# CRIPAC-DIG/GET

Measured on AMD Instinct MI355X. Metric: claim-evidence pairs/sec fwd+bwd (B=32, h=300), higher is better.
Workload: dtype f32

## Files before the change

### get_amd/_lib.py

```python
from __future__ import annotations

import ctypes
import os

import torch

_HERE = os.path.dirname(os.path.abspath(__file__))
LIB_PATH = os.environ.get("GET_AMD_LIB") or os.path.join(_HERE, "lib", "libget_hip.so")

_P = ctypes.c_void_p
_I = ctypes.c_int
_F = ctypes.c_float
_L = ctypes.c_int64
_U = ctypes.c_uint32
ABI_VERSION = 10

SIGNATURES = {
    "gh_graph_build": [_P, _P, _I, _I, _I, _P, _P, _P, _P, _P],
    "gh_adj_pack_f64": [_P, _I, _I, _P, _P, _P],
    "gh_ref_depad": [_P, _I, _I, _I, _P, _I, _P, _P, _P, _P, _P, _P, _P, _I, _P],
    "gh_adj_pack_f32": [_P, _I, _I, _P, _P, _P],
    "gh_ragged_plan": [_P, _P, _I, _I, _P, _P, _P, _P, _P, _P],
    "gh_spmm": [_P, _P, _P, _P, _P, _I, _P, _P, _I, _I, _I, _I, _I, _P],
    "gh_spmm_bf16": [_P, _P, _P, _P, _P, _I, _P, _P, _I, _I, _I, _I, _I, _P],
    "gh_transpose": [_P, _P, _I, _I, _P],
    "gh_transpose_batch": [_I, _P, _P, _P, _P, _P],
    "gh_ggnn_cell_fwd": [_P] * 5 + [_I, _I] + [_P] * 2 + [_I] * 4 + [_P] * 13 + [_P] * 7 + [_F, _U, _P, _P, _F, _U, _P],
    "gh_ggnn_cell_bwd": [_P] * 5 + [_I] + [_P] * 2 + [_I] * 4 + [_P] * 7 + [_P] * 7 + [_P] * 5 + [_P] * 14 + [_F, _U, _P],
    "gh_ggnn_cell_fwd_bf16": [_P] * 5 + [_I, _I] + [_P] * 2 + [_I] * 4 + [_P] * 13 + [_P] * 8 + [_F, _U, _P, _P, _F, _U, _P],
    "gh_ggnn_cell_bwd_bf16": [_P] * 5 + [_I] + [_P] * 2 + [_I] * 4 + [_P] * 7 + [_P] * 7 + [_P] * 5 + [_P] * 14 + [_F, _U, _P],
    "gh_scorer_gsl": [_P, _P, _P, _P, _I, _P, _P, _P, _P, _I, _I, _I, _I, _P, _P, _F, _U, _P],
    "gh_gsl_topk": [_P, _I, _I, _I, _P, _P],
    "gh_adj_unpack": [_P, _P, _P, _P, _I, _I, _P, _P],
    "gh_concat_att_fwd": [_P, _P, _P, _P, _P, _I, _I, _I, _I, _I, _I, _I, _P, _P, _P, _P, _P, _P, _P, _P],
    "gh_concat_att_bwd": [_P, _P, _P, _I, _I, _I, _I, _I, _I, _I, _P, _P, _P, _P, _P, _P, _P, _P, _P, _P, _P, _P, _P, _P],
    "gh_linear_fwd": [_P, _P, _P, _P, _I, _I, _I, _P],
    "gh_linear_bwd": [_P, _P, _P, _P, _I, _I, _I, _P, _P, _P, _P],
    "gh_linear_wgrad_bf16": [_P, _I, _P, _I, _I, _I, _I, _P, _I, _P, _P],
    "gh_gat_layer_fwd": [_P] * 6 + [_I] * 5 + [_F, _I, _I, _F, _U] + [_P] * 5 + [_P],
    "gh_gat_layer_bwd": [_P] * 6 + [_I] * 5 + [_F, _I, _I, _F, _U] + [_P] * 11 + [_P],
    "gh_gcn_norm": [_P, _P, _P, _P, _I, _I, _P, _P],
    "gh_feat_dropout": [_P, _P, _I, _I, _F, _U, _P],
    "gh_scale_rows": [_P, _P, _P, _P, _I, _I, _P],
    "gh_evd_assemble_fwd": [_P, _P, _P, _I, _P, _I, _P, _I, _I, _I, _I, _I, _I, _P, _P, _P],
    "gh_evd_assemble_bwd": [_P, _P, _P, _I, _I, _I, _I, _I, _I, _P, _P, _P],
    "gh_clamp_events": [_P, _I],
    "gh_weights_refresh": [_I, _P, _P, _P, _P, _P, _P, _P],
    "gh_seg_offsets": [_P, _I, _P, _P, _I, _P, _P],
    "gh_seg_broadcast": [_P, _P, _P, _I, _I, _P],
    "gh_seg_sum": [_P, _P, _P, _I, _I, _P],
    "gh_seg_pad": [_P, _P, _P, _I, _I, _I, _I, _P],
    "gh_seg_unpad": [_P, _P, _P, _I, _I, _I, _I, _P],
    "gh_masked_mean_fwd": [_P, _P, _P, _P, _I, _I, _I, _P],
    "gh_masked_mean_bwd": [_P, _P, _P, _P, _I, _I, _I, _P],
    "gh_adam_step": [_P, _P, _P, _P, _L, _F, _F, _F, _F, _F, _I, _F, _P],
    "gh_set_workspace": [_P, _L],
    "gh_set_stream_workspace": [_P, _P, _L],
    "gh_profile_enable": [_I],
    "gh_profile_select": [_U],
    "gh_profile_collect": [_P, _I],
    "gh_gemm_path_counters": [_P, _I],
    "gh_set_gemm_mode": [_I],
    "gh_weights_changed": [],
    "gh_fp32x3_refresh": [_P],
    "gh_fp32x3_clear": [],
    "gh_get_plan_buffers": [_P, _P, _P],
    "gh_get_forward": [_P, _P, _P, _P, _P, _P],
    "gh_get_backward": [_P, _P, _P, _P, _P, _P, _P, _P, _I, _P, _P],
    "gh_cross_entropy": [_P, _P, _I, _I, _P, _P, _P],
    "gh_get_prepare": [_P, _P, _I, _I, _P, _P, _I, _I, _I] + [_P] * 8 + [_I] + [_P] * 5 + [_P, _P, _P],
    "gh_get_struct_sizes": [_P],
    "gh_comm_unique_id": [_P],
    "gh_comm_init": [_P, _I, _I, _P],
    "gh_comm_destroy": [_P],
    "gh_comm_info": [_P, _P, _P],
    "gh_flat_allreduce": [_P, _P, _L, _P],
    "gh_flat_broadcast": [_P, _P, _L, _I, _P],
}
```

□ □ □

*YOUR TASK*:
Scan the data above line by line. Please say how many lines hold the word "ctypes", and give only that number.

*REPLY*:
6